The New Yorker’s report on the consequences of putting underage teenagers and children on sex offender registries is sobering. And while there are some who do belong on those registries, others do not. For example, a 19 year old man who has “consensual” sex with a 14 year old girl he mistakenly believes to be older should not be treated the same as a serial child molester. (Consensual is in quotes because a teenager that young cannot legally give consent.) A little girl who has “pantsed” a classmate may have committed a cruel prank, but she is not a child molester. It is absurd to prosecute a teenager for child pornography for taking a picture of himself and sending it to his girlfriend – especially when he is simultaneously the predator and his own victim.
The idea behind sex offender registries is a good one: In its original form, to let law enforcement track people who have committed sex crimes. There can be value in letting the community know who sex offenders are, because precautions can be taken to protect children and prevent future crimes. But we have so greatly expanded the registries that they are ruining the lives of people (men and women) who are not a danger to the community. In doing so, we are spending a lot more money than necessary and we are making it nearly impossible for “sex offenders” to become productive members of society. In the long run, we run the risk of making sex offender registries useless as people cannot know whether someone on the list is legitimately dangerous or not.

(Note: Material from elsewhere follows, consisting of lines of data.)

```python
# ... 173 lines not shown
    "dva_copy_ceiling": (ctypes.c_int, [_vp, _vp, _i64, _vp]),
    "dva_zero_unseen_rows": (ctypes.c_int, [_vp, _vp, _i64, _i64, _vp]),
    "dva_chain_bn_consts": (ctypes.c_int, [_vp, ctypes.c_double, _vp, _vp, _vp, _vp, _vp, ctypes.c_float, ctypes.c_float,
                                           _i32, _vp, _i32, _i32, _vp, _vp, _vp]),
    "dva_concat_cast_fwd": (ctypes.c_int, [_vp, _vp, _vp, _i64, _i32, _i32, _i32, _vp]),
    "dva_concat_cast_bwd": (ctypes.c_int, [_vp, _vp, _vp, _i64, _i32, _i32, _i32, _vp]),
    "dva_mapping_row_index": (ctypes.c_int, [_vp, _vp, _vp, _i32, ctypes.c_double, _i64, _i64, _i32, _i32, _i32, _vp, _vp]),
    "dva_view_gather_rows_grad_rec16_to": (ctypes.c_int, [_vp, _vp, _vp, _vp, _vp, _i32, _i64, _i64, _i32, _i32, _i32, _vp]),
    "dva_chain_tile_chunks": (ctypes.c_int, [_vp, _i64, _i64, _i32, _vp, _vp]),
    "dva_chain_tile_offsets": (ctypes.c_int, [_vp, _i32, _vp, _vp, _vp]),
    "dva_bn_bwd_consts": (ctypes.c_int, [_vp, _vp, ctypes.c_double, _i32, _vp, _vp, _vp, _i32, _vp]),
    "dva_chain3_prep": (ctypes.c_int, [_vp, _vp, _vp, _i32, _vp, _vp, _i32, _vp, _vp]),
    "dva_chain3_stats2": (ctypes.c_int, [_vp] * 11 + [_i64, _vp]),
    "dva_chain3_stats": (ctypes.c_int, [_i32] + [_vp] * 9 + [_i64, _i64, _vp]),
    "dva_chain3_scores": (ctypes.c_int, [_vp] * 7 + [_i32, _vp, _i64, _vp]),
    "dva_chain3_score_stats": (ctypes.c_int, [_vp] * 10 + [_i32, _i64, _vp]),
    "dva_chain3_bwd_layer": (ctypes.c_int, [_i32] + [_vp] * 19 + [_i64, _i64, _vp]),
    "dva_chain_stats1": (ctypes.c_int, [_vp, _vp, _i32, _vp, _vp]),
    "dva_chain_dw1": (ctypes.c_int, [_vp, _vp, _vp, _i32, _vp, _vp, _vp, _vp]),
    "dva_chain_set_prep": (ctypes.c_int, [_vp, _i32, _vp, _vp, _i32, _vp, _vp]),
    "dva_chain_set_fwd": (ctypes.c_int, [_i32, _vp, _vp, _vp, _vp, _vp, _vp, _vp, _vp, _i64, _vp]),
    "dva_chain_set_bwd": (ctypes.c_int, [_i32, _vp, _vp, _vp, _vp, _vp, _vp, _vp, _vp, _vp, _vp, _vp, _i32, _vp, _vp,
                                         _i64, _vp]),
    "dva_chain3_set_prep": (ctypes.c_int, [_vp, _i32, _vp, _vp, _i32, _vp, _vp]),
    "dva_chain3_set_fwd": (ctypes.c_int, [_i32, _vp, _vp, _vp, _vp, _vp, _vp, _vp, _vp, _i64, _vp]),
    "dva_chain3_set_bwd": (ctypes.c_int, [_i32, _vp, _vp, _vp, _vp, _vp, _vp, _vp, _vp, _vp, _vp, _vp, _i32, _vp, _vp,
                                         _i64, _vp]),
    "dva_voxel_parent_workspace_bytes": (ctypes.c_int64, [_i64]),
    "dva_voxel_parent_index": (ctypes.c_int, [_vp, _i64, _vp, _i64, _i32, _i32, _vp, _vp, _i64, _vp]),
    "dva_voxel_kernel_map": (ctypes.c_int, [_vp, _i64, _vp, _i64, _vp, _i32, _vp, _vp, _i64, _vp]),
    "dva_sparse_conv_workspace_bytes": (ctypes.c_int64, [_i32, _i32, _i32, _i32]),
    "dva_sparse_conv_apply": (ctypes.c_int, [_vp, _vp, _vp, _vp, _vp, _i64, _i64, _i32, _i32, _i32, _i32, _i32, _vp,
                                             _i64, _vp]),
    "dva_sparse_conv_wgrad": (ctypes.c_int, [_vp, _vp, _vp, _vp, _i64, _i64, _i32, _i32, _i32, _i32, _vp]),
    "dva_knn_workspace_bytes": (ctypes.c_int64, [_i64]),
    "dva_knn": (ctypes.c_int, [_vp, _i64, _vp, _f32, _i32, _i32, _vp, _vp, _vp, _vp, _i64, _vp]),
    "dva_view_occlusion": (ctypes.c_int, [_vp, _vp, _i64, _i64, _i32, _vp, _i32, _vp, _i32, _vp, _vp, _vp]),
    "dva_knn_query_workspace_bytes": (ctypes.c_int64, [_i64, _i64]),
    "dva_knn_query": (ctypes.c_int, [_vp, _i64, _vp, _i64, _vp, _f32, _i32, _i32, _vp, _vp, _vp, _vp, _i64, _vp]),
    "dva_pointwise_pca": (ctypes.c_int, [_vp, _i64, _vp, _i64, _i32, _vp, _vp, _vp]),
    "dva_grid_workspace_bytes": (ctypes.c_int64, [_i64, _i64]),
    "dva_grid_quantize": (ctypes.c_int, [_vp, _i32, _i64, _f64, _vp, _vp, _vp, _vp, _i64, _vp]),
    "dva_grid_cluster": (ctypes.c_int, [_vp, _vp, _vp, _i64, _vp, _i32, _vp, _vp, _vp, _vp, _vp, _vp, _vp, _i64, _vp]),
    "dva_grid_mean": (ctypes.c_int, [_vp, _i32, _i64, _i32, _vp, _vp, _i64, _vp, _vp, _i64, _vp]),
    "dva_grid_majority": (ctypes.c_int, [_vp, _i64, _vp, _i64, _i64, _i64, _i32, _vp, _vp, _i64, _vp]),
    "dva_radius_query_workspace_bytes": (ctypes.c_int64, [_i64, _i64]),
# ... 178 lines not shown
```

### deepviewagg_amd/csrc/chain_set.hip

```cpp
#include "chain_split.h"

namespace dva {
namespace chain {

enum { SO_WSA = 0, SO_WSB = 4, SO_WCB = 8, SO_WCBT = 12, SO_WSBT = 16, SO_WSAT = 20, N_SOPS = 24 };

__global__ __launch_bounds__(64) void set_prep_kernel(const float* __restrict__ Wsa, int ldsa,
                                                      const float* __restrict__ Wsb, const float* __restrict__ Wc,
                                                      int ldc, uint4* __restrict__ ops) {
  const int op = blockIdx.x, lane = threadIdx.x, j = lane & 31, h = lane >> 5;
  const int mat = op / 4, lo = (op >> 1) & 1, m = op & 1;
  float w[8];
#pragma unroll
  for (int s = 0; s < 8; ++s) {
    const int c = chan(8 * m + s, h);
    float v;
    switch (mat) {
      case 0: v = Wsa[j * ldsa + c]; break;
      case 1: v = Wsb[j * D + c]; break;
      case 2: v = Wc[j * ldc + D + c]; break;
      case 3: v = Wc[c * ldc + D + j]; break;
      case 4: v = Wsb[c * D + j]; break;
      default: v = Wsa[c * ldsa + j]; break;
    }
    const float hi = bf2f(f2bf(v));
    w[s] = lo ? v - hi : hi;
  }
  ops[op * 64 + lane] = __builtin_bit_cast(uint4, pack8(w));
}

template <int DIR, int STAGE>
__global__ __launch_bounds__(256, DIR == 0 ? 4 : 3) void set_kernel(
    const float* __restrict__ pooled, const int64_t* __restrict__ ptr, const float* __restrict__ w33,
    const uint4* __restrict__ ops, const float* __restrict__ bn_s1, const float* __restrict__ bn_s2,
    const float* __restrict__ sm_s1, const float* __restrict__ sm_s2, const float* __restrict__ du,
    float* __restrict__ u_out, float* __restrict__ dpooled, float* __restrict__ dW, int ld_dw,
    float* __restrict__ dw33, double* __restrict__ stats, int64_t N) {
  __shared__ __attribute__((aligned(16))) float s_tab[2][TAB_FLOATS];
  __shared__ __attribute__((aligned(16))) float s_w33[D];
  __shared__ __attribute__((aligned(16))) uint4 s_ops[N_SOPS * 64];
  __shared__ __attribute__((aligned(16))) bf16_t s_ta[4][32 * TSB], s_tb[4][32 * TSB];
  __shared__ float s_red[D * D];
  const int lane = threadIdx.x & 63, wv = threadIdx.x >> 6, j = lane & 31, h = lane >> 5;
  for (int i = threadIdx.x; i < N_SOPS * 64; i += blockDim.x) s_ops[i] = ops[i];
  stage_tab(s_tab[0], bn_s1, (DIR == 1 && STAGE == 3) ? sm_s1 : nullptr, false);
  stage_tab(s_tab[1], bn_s2, (DIR == 1 && STAGE >= 2) ? sm_s2 : nullptr, false);
  for (int i = threadIdx.x; i < D; i += blockDim.x) s_w33[i] = w33 ? w33[chan(i & 15, i >> 4)] : 0.f;
  __syncthreads();
  const __amdgpu_buffer_rsrc_t PL = make_rsrc(pooled, (uint64_t)N * 128), DU = make_rsrc(du, (uint64_t)N * 128),
                               UO = make_rsrc(u_out, (uint64_t)N * 128), DPO = make_rsrc(dpooled, (uint64_t)N * 128);
  float st[2][16];
#pragma unroll
  for (int r = 0; r < 16; ++r) st[0][r] = st[1][r] = 0.f;
  f32x16 accW = {0};
  float acc33[16];
#pragma unroll
  for (int r = 0; r < 16; ++r) acc33[r] = 0.f;
  bf16_t* ta = s_ta[wv];
  bf16_t* tb = s_tb[wv];
  const f32x16 zero = {0};
  const int64_t tiles = (N + 31) / 32;
  const int64_t wave = rfl((int)(((int64_t)blockIdx.x * blockDim.x + threadIdx.x) >> 6));
  const int64_t n_waves = ((int64_t)gridDim.x * blockDim.x) >> 6;
  for (int64_t t = wave; t < tiles; t += n_waves) {
    const int64_t p = t * 32 + j;
    const bool ok = p < N;
    const uint32_t keep = ok ? 0xffffffffu : 0u, row = (uint32_t)p;
    float x[16], w3[16];
    load_rows16(PL, ok, row, h, x);
    float num = 0.f;
    if (w33 && ok) num = sqrtf(1.f / ((float)(ptr[p + 1] - ptr[p]) + 1e-3f));
    tab16(s_w33, 0, h, w3);
    const Split xs = split16(x, keep);
    f32x16 z1 = mm3(s_ops, SO_WSA, lane, xs, zero);
#pragma unroll
    for (int r = 0; r < 16; ++r) z1[r] = ok ? __builtin_fmaf(num, w3[r], z1[r]) : 0.f;
    auto add_stats = [&](const f32x16& z) {
#pragma unroll
      for (int r = 0; r < 16; ++r) {
        st[0][r] += z[r];
        st[1][r] = __builtin_fmaf(z[r], z[r], st[1][r]);
      }
    };
    if (DIR == 0 && STAGE == 1) { add_stats(z1); continue; }
    float a1[16], a2[16];
    act16(z1, s_tab[0], h, a1);
    const Split a1s = split16(a1, keep);
    const f32x16 z2 = mm3(s_ops, SO_WSB, lane, a1s, zero);
    if (DIR == 0 && STAGE == 2) { add_stats(z2); continue; }
    act16(z2, s_tab[1], h, a2);
    const Split a2s = split16(a2, keep);
    if (DIR == 0) {
      store_rows16(UO, ok, row, h, mm3(s_ops, SO_WCB, lane, a2s, zero));
      continue;
// ... 14 lines not shown
    layer_bwd<false, true>(z2, da2, s_tab[1], h, ok, unused_st, dz);
#pragma unroll
    for (int r = 0; r < 16; ++r) dz[r] = ok ? dz[r] : 0.f;
    const Split dz2s = split16(dz, keep);
    const f32x16 da1 = mm3(s_ops, SO_WSBT, lane, dz2s, zero);
    if (STAGE == 2) {
      float tmp[16];
      layer_bwd<true, false>(z1, da1, s_tab[0], h, ok, st, tmp);
      tileT_put_f32(ta, j, h, dz, ok);
      tileT_put_f32(tb, j, h, a1, ok);
      wave_sync();
      accW = wgrad(ta, tb, j, h, accW);
      wave_sync();
      continue;
    }
    float dz1[16];
    layer_bwd<false, true>(z1, da1, s_tab[0], h, ok, unused_st, dz1);
#pragma unroll
    for (int r = 0; r < 16; ++r) {
      dz1[r] = ok ? dz1[r] : 0.f;
      acc33[r] = __builtin_fmaf(dz1[r], num, acc33[r]);
    }
    const Split dz1s = split16(dz1, keep);
    store_rows16(DPO, ok, row, h, mm3(s_ops, SO_WSAT, lane, dz1s, zero));
    tileT_put_f32(ta, j, h, dz1, ok);
    tileT_put_f32(tb, j, h, x, ok);
    wave_sync();
    accW = wgrad(ta, tb, j, h, accW);
    wave_sync();
  }
  if (DIR == 1) flush_matrix(accW, dW, ld_dw, D, false, s_red);
  if (DIR == 1 && STAGE == 3 && dw33) {
    __syncthreads();
    for (int i = threadIdx.x; i < D; i += blockDim.x) s_red[i] = 0.f;
    __syncthreads();
#pragma unroll
    for (int r = 0; r < 16; ++r) {
      float v = acc33[r];
#pragma unroll
      for (int off = 1; off < 32; off <<= 1) v += __shfl_xor(v, off);
      if (j == 0) atomicAdd(&s_red[chan(r, h)], v);
    }
    __syncthreads();
    for (int i = threadIdx.x; i < D; i += blockDim.x) atomicAdd(&dw33[i * ld_dw], s_red[i]);
  }
  if (!(DIR == 0 && STAGE == 3) && !(DIR == 1 && STAGE == 3)) flush_stats<2>(st, stats, s_red);
}

}
}
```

Clearly, reform is needed in two directions. First, people who are not dangerous sexual predators should not be on sex offender registries. This is complicated, but can be done. Second, we need to recapture a Biblical worldview toward those who are violent predators: Meaning we need to re-establish the death penalty for crimes such as rape and child molestation. Since the Supreme Court is standing in the way of justice, this will require a constitutional amendment to bypass the judicial oligarchy and re-establish the rule of law.